Nine Digital Pty Ltd
- Company type: Subsidiary
- Industry: Media
- Founded: 1997; 29 years ago
- Headquarters: Sydney, Australia
- Products: Television, Digital, Events
- Parent: Nine Entertainment Co. (2013–present)

= Nine Digital =

Australian digital media company

Nine Digital Pty Ltd (formerly Mi9) is an Australian digital media company and subsidiary of Nine Entertainment Co.

==History==

Ninemsn was originally formed in 1997 as a joint venture between Microsoft and PBL. The ninemsn website operated as the main website for the Nine Network and MSN in Australia.

The Ninemsn company was renamed Mi9 in 2013, and in October 2013, Microsoft sold its 50% stake in the company to Nine Entertainment. Mi9 was subsequently renamed Nine Digital.

== Services ==
=== 9Honey ===
Women's network 9Honey was launched as a fashion site in April 2015. Nine subsequently brought together several online brands under the a single women’s network called 9Honey in 2016. This change saw the fashion and beauty website rebranded as 9Style.

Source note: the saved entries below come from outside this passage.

SYMBOLS = {
    "goi_raster_abi_version": (C.c_int, []),
    "goi_raster_last_error": (C.c_char_p, []),
    "goi_raster_geom_bytes": (C.c_size_t, [C.c_int]),
    "goi_raster_image_bytes": (C.c_size_t, [C.c_int, C.c_int]),
    "goi_raster_binning_bytes": (C.c_size_t, [C.c_int]),
    "goi_raster_backward_scratch_bytes": (C.c_size_t, [C.c_int, C.c_int]),
    "goi_raster_forward": (C.c_int, [C.POINTER(GoiRasterScene), C.c_void_p, C.c_void_p, ALLOC_FN, C.c_void_p]
                           + [C.c_void_p] * 5 + [C.c_void_p]),
    "goi_raster_forward_async": (C.c_int, [C.POINTER(GoiRasterScene), C.c_void_p, C.c_void_p, C.c_void_p, C.c_int]
                                 + [C.c_void_p] * 5 + [C.c_void_p]),
    "goi_raster_ticket_result": (C.c_int, [C.c_int, C.c_int, C.POINTER(C.c_int)]),
    "goi_raster_forward_async_cut": (C.c_int, [C.POINTER(GoiRasterScene), C.c_void_p, C.c_void_p, C.c_void_p, C.c_int]
                                     + [C.c_void_p] * 5 + [C.c_void_p, C.c_void_p, C.c_void_p]),
    "goi_raster_ticket_result2": (C.c_int, [C.c_int, C.c_int, C.POINTER(C.c_int), C.POINTER(C.c_uint)]),
    "goi_raster_forward_redo": (C.c_int, [C.POINTER(GoiRasterScene), C.c_int, C.c_void_p, C.c_void_p, C.c_void_p]
                                + [C.c_void_p] * 5 + [C.c_void_p]),
    "goi_raster_forward_reblend": (C.c_int, [C.POINTER(GoiRasterScene), C.c_int] + [C.c_void_p] * 9),
    "goi_raster_backward": (C.c_int, [C.POINTER(GoiRasterScene), C.c_int] + [C.c_void_p] * 3 + [C.c_void_p] * 6
                            + [C.c_void_p] * 11 + [C.c_void_p, C.c_void_p]),
    "goi_raster_backward2": (C.c_int, [C.POINTER(GoiRasterScene), C.c_int] + [C.c_void_p] * 3 + [C.c_void_p] * 6
                             + [C.c_void_p] * 11 + [C.c_void_p, C.c_void_p, C.c_void_p]),
    "goi_raster_backward3": (C.c_int, [C.POINTER(GoiRasterScene), C.c_int, C.c_int, C.c_int] + [C.c_void_p] * 3 + [C.c_void_p] * 6
                             + [C.c_void_p] * 11 + [C.c_void_p, C.c_void_p, C.c_void_p]),
    "goi_raster_backward_semantics": (C.c_int, [C.POINTER(GoiRasterScene), C.c_int] + [C.c_void_p] * 9),
    "goi_raster_trace": (C.c_int, [C.POINTER(GoiRasterScene), C.c_void_p, C.c_void_p, C.c_void_p, ALLOC_FN,
                                   C.c_void_p] + [C.c_void_p] * 4 + [C.c_void_p]),
    "goi_raster_mark_visible": (C.c_int, [C.c_int] + [C.c_void_p] * 4 + [C.c_void_p]),
    "goi_codebook_loss_partial_rows": (C.c_int, []),
    "goi_codebook_loss_rows": (C.c_int, [C.c_void_p] * 5 + [C.c_longlong, C.c_int, C.c_int, C.c_float] + [C.c_void_p] * 4),
    "goi_codebook_sim_workspace_bytes": (C.c_size_t, []),
    "goi_codebook_sim": (C.c_int, [C.c_void_p, C.c_void_p, C.c_longlong, C.c_int, C.c_int, C.c_void_p, C.c_void_p, C.c_void_p,
                                   C.c_void_p]),
    "goi_codebook_dlut_partial_blocks": (C.c_int, []),
    "goi_codebook_dlut": (C.c_int, [C.c_void_p, C.c_void_p, C.c_longlong, C.c_int, C.c_int, C.c_void_p, C.c_void_p]),
    "goi_codebook_fused_workspace_bytes": (C.c_size_t, [C.c_longlong]),
    "goi_codebook_fused_partial_rows": (C.c_int, []),
    "goi_codebook_fused": (C.c_int, [C.c_void_p] * 5 + [C.c_longlong, C.c_int, C.c_int, C.c_int, C.c_float] + [C.c_void_p] * 5),
    "goi_adam_step": (C.c_int, [C.c_void_p, C.c_int, C.c_double, C.c_double, C.c_double, C.c_void_p, C.c_void_p]),
    "goi_adam_step_guarded": (C.c_int, [C.c_void_p, C.c_int, C.c_double, C.c_double, C.c_double, C.c_void_p, C.c_void_p,
                                        C.c_void_p]),
    "goi_raster_truncated_flag": (C.c_void_p, [C.c_void_p, C.c_int]),
    "goi_knn_workspace_bytes": (C.c_size_t, [C.c_int]),
    "goi_knn_dist2": (C.c_int, [C.c_int, C.c_void_p, C.c_void_p, C.c_void_p, C.c_void_p]),
    "goi_raster_sh_grad_from_views": (C.c_int, [C.c_int, C.c_int, C.c_int, C.c_int, C.c_void_p, C.c_void_p, C.c_void_p, C.c_void_p,
                                        C.c_void_p]),
    "goi_raster_profile_enable": (None, [C.c_int]),
    "goi_raster_profile_stages": (None, [C.c_uint]),
    "goi_raster_profile_collect": (C.c_int, [C.POINTER(C.c_double), C.POINTER(C.c_int)]),
    "goi_semantic_decode": (C.c_int, [C.c_void_p, C.c_int, C.c_longlong, C.c_void_p, C.c_void_p, C.c_int, C.c_void_p,
                                      C.c_float, C.c_void_p, C.c_void_p, C.c_void_p, C.c_void_p]),
    "goi_semantic_osh_counts": (C.c_int, [C.c_void_p, C.c_void_p, C.c_longlong, C.c_int, C.c_void_p, C.c_void_p]),
    "goi_semantic_osh_fit": (C.c_int, [C.c_void_p, C.c_int, C.c_int, C.c_void_p, C.c_longlong, C.c_int, C.c_void_p, C.c_void_p,
                                       C.c_float, C.c_int, C.c_double] + [C.c_void_p] * 6),
    "goi_semantic_dbscan_workspace_bytes": (C.c_size_t, [C.c_longlong]),
    "goi_semantic_dbscan": (C.c_int, [C.c_longlong, C.c_void_p, C.c_float, C.c_int, C.c_void_p, C.c_void_p, C.c_void_p, C.c_void_p,
                                      C.c_void_p]),
    "goi_semantic_mask_pack": (C.c_int, [C.c_void_p, C.c_int, C.c_int, C.c_int, C.c_int, C.c_int, C.c_void_p, C.c_void_p, C.c_void_p]),
    "goi_semantic_mask_dilate": (C.c_int, [C.c_void_p, C.c_void_p, C.c_int, C.c_int, C.c_int, C.c_int, C.c_void_p]),
    "goi_semantic_mask_unpack": (C.c_int, [C.c_void_p] + [C.c_int] * 4 + [C.c_void_p] * 3),
    "goi_semantic_mask_confusion": (C.c_int, [C.c_void_p, C.c_void_p, C.c_int, C.c_int, C.c_int, C.c_void_p, C.c_void_p]),
    "goi_codebook_unique_rows_workspace_bytes": (C.c_size_t, [C.c_int] * 4),
    "goi_codebook_unique_rows": (C.c_int, [C.c_void_p] + [C.c_int] * 4 + [C.POINTER(C.c_longlong), C.POINTER(C.c_uint), ALLOC_FN,
                                           C.c_void_p, C.c_void_p, C.c_void_p]),
    "goi_codebook_kmeans_workspace_bytes": (C.c_size_t, [C.c_longlong, C.c_int, C.c_int, C.c_int]),
    "goi_codebook_kmeans": (C.c_int, [C.c_void_p, C.c_void_p, C.c_int, C.c_longlong, C.c_longlong] + [C.c_int] * 3
                            + [C.c_void_p] * 5),
    "goi_raster_photometric_workspace_bytes": (C.c_size_t, [C.c_longlong, C.c_int, C.c_int, C.c_int, C.c_uint]),
    "goi_raster_photometric_forward": (C.c_int, [C.c_void_p, C.c_void_p, C.c_longlong, C.c_int, C.c_int, C.c_int, C.c_int, C.c_float,
                                          C.c_uint] + [C.c_void_p] * 4),
    "goi_raster_photometric_backward": (C.c_int, [C.c_void_p, C.c_void_p, C.c_longlong, C.c_int, C.c_int, C.c_int, C.c_int, C.c_float,
                                           C.c_uint] + [C.c_void_p] * 5),
    "goi_raster_densify_workspace_bytes": (C.c_size_t, [C.c_longlong]),
    "goi_raster_densify_stats": (C.c_int, [C.c_longlong, C.c_void_p, C.c_longlong] + [C.c_void_p] * 4),
    "goi_raster_densify_plan": (C.c_int, [C.c_longlong] + [C.c_void_p] * 4 + [C.c_double] * 3 + [C.c_int, C.c_double, C.c_double]
                                + [C.c_void_p] * 3),
    "goi_raster_densify_prune_plan": (C.c_int, [C.c_longlong] + [C.c_void_p] * 4),
    "goi_raster_densify_apply": (C.c_int, [C.c_longlong, C.c_void_p, C.c_int] + [C.c_void_p] * 3 + [C.c_longlong, C.c_longlong]
                                 + [C.c_void_p] * 2),
    "goi_raster_set_option": (C.c_int, [C.c_char_p, C.c_int]),
    "goi_raster_blend_stats": (C.c_int, [C.c_int] * 4 + [C.c_void_p] * 5),
    "goi_raster_debug_views": (C.c_int, [C.c_int] * 4 + [C.c_void_p] * 3 + [C.c_void_p] * 8 + [C.c_void_p]),
    "goi_raster_debug_sort_workspace_bytes": (C.c_size_t, [C.c_longlong, C.c_int, C.c_int]),
    "goi_raster_debug_sort_pairs": (C.c_int, [C.c_void_p] * 4 + [C.c_longlong, C.c_int, C.c_int, C.c_void_p, C.c_void_p, C.c_int]
                                    + [C.c_void_p] * 3),
    "goi_raster_debug_scan_workspace_bytes": (C.c_size_t, [C.c_longlong]),
    "goi_raster_debug_exclusive_scan": (C.c_int, [C.c_void_p] * 3 + [C.c_longlong] + [C.c_void_p] * 4),
    "goi_raster_debug_reduce_row_floats": (C.c_int, [C.c_int, C.c_int]),
    "goi_raster_debug_reduce_workspace_bytes": (C.c_size_t, [C.c_longlong]),
    "goi_raster_debug_reduce_rows": (C.c_int, [C.c_int, C.c_int, C.c_int, C.c_longlong] + [C.c_void_p] * 14),
    "goi_raster_debug_preprocess_backward": (C.c_int, [C.POINTER(GoiRasterScene), C.c_int, C.c_int, C.c_int, C.c_longlong]
                                             + [C.c_void_p] * 22),
    "goi_raster_debug_pair_eval": (C.c_int, [C.c_int, C.c_int, C.c_int, C.c_void_p, C.c_void_p, C.c_longlong] + [C.c_void_p] * 4),
    "goi_raster_debug_backward_blend": (C.c_int, [C.POINTER(GoiRasterScene), C.c_int, C.c_int] + [C.c_void_p] * 24),
}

- 9Honey | Binge: a site concerning television, streaming media and literature. It produces book reviews through its Booktopia brand and podcasts including Honey Mums and What the F is for Dinner.
- 9Honey | Celebrity: an entertainment, pop-culture and celebrity news site.
- 9Honey | Coach: a health-focused motivational site.
- 9Honey | Homes: an interior design and home styling site.
- 9Honey | Kitchen: a culinary site including recipes and cooking tips and stories.
- 9Honey | Mums: a site aimed at mothers including stories and insights on parenting.
- 9Honey | Style: a beauty and fashion site formerly branded as simply 9Honey.
- 9Honey | Travel: a travel and tourism sight including stories and recommendations.
- 9Honey | You: a female empowerment and inspiration site aimed at assisting women to meet their goals.

=== 9Now ===

Catch-up service 9Now was launched in 2016, replacing previous catch-up service 9Jumpin.

=== 9Saver ===
9Saver is a joint-venture with RevTech Media and an online money-saving site.

=== Future Women ===
Future Women is a brand aimed at professional women through events and workshops, an on-platform community and journalism.

=== Nine.com.au ===

Formerly a joint venture with Microsoft, website Ninemsn was renamed nine.com.au in 2016.

=== Pedestrian Group ===

Pedestrian is a youth digital news and entertainment website based in Sydney. It is part of the larger Pedestrian Group, which itself is wholly owned by Nine Entertainment. As of March 2022 Pedestrian also owns the Australian brands Vice Media (Australia), Business Insider Australia, Gizmodo Australia, Refinery29, Lifehacker Australia, Kotaku, Pedestrian JOBS, and Openair Cinemas'.

=== Stan ===

Stan is a subscription streaming service established in 2015.

== Former services ==
=== CarAdvice ===
CarAdvice is Australia's largest independent automotive content publisher. Its sister publication is BoatAdvice. In 2020, Nine announced plans to phase out the CarAdvice brand in 2021 in order to focus on its Drive brand.

=== Find a Babysitter ===
Find a Babysitter is Australia's largest online babysitter website started by Delia Timms and Jeff Bonnes in 2005. The couple divested from the company after five years. The website subsequently came under the control of Nine Entertainment. Nine sold the website back to Timms and Bonnes in 2021.

=== RSVP ===
RSVP is an online dating service purchased by John Fairfax Media in 2005. It merged with Oasis Active in 2014, whose co-founders David Heysen and Daniel Haigh were subsequently brought on to manage the combined entity. Nine sold RSVP to Heysen and Haigh in 2021.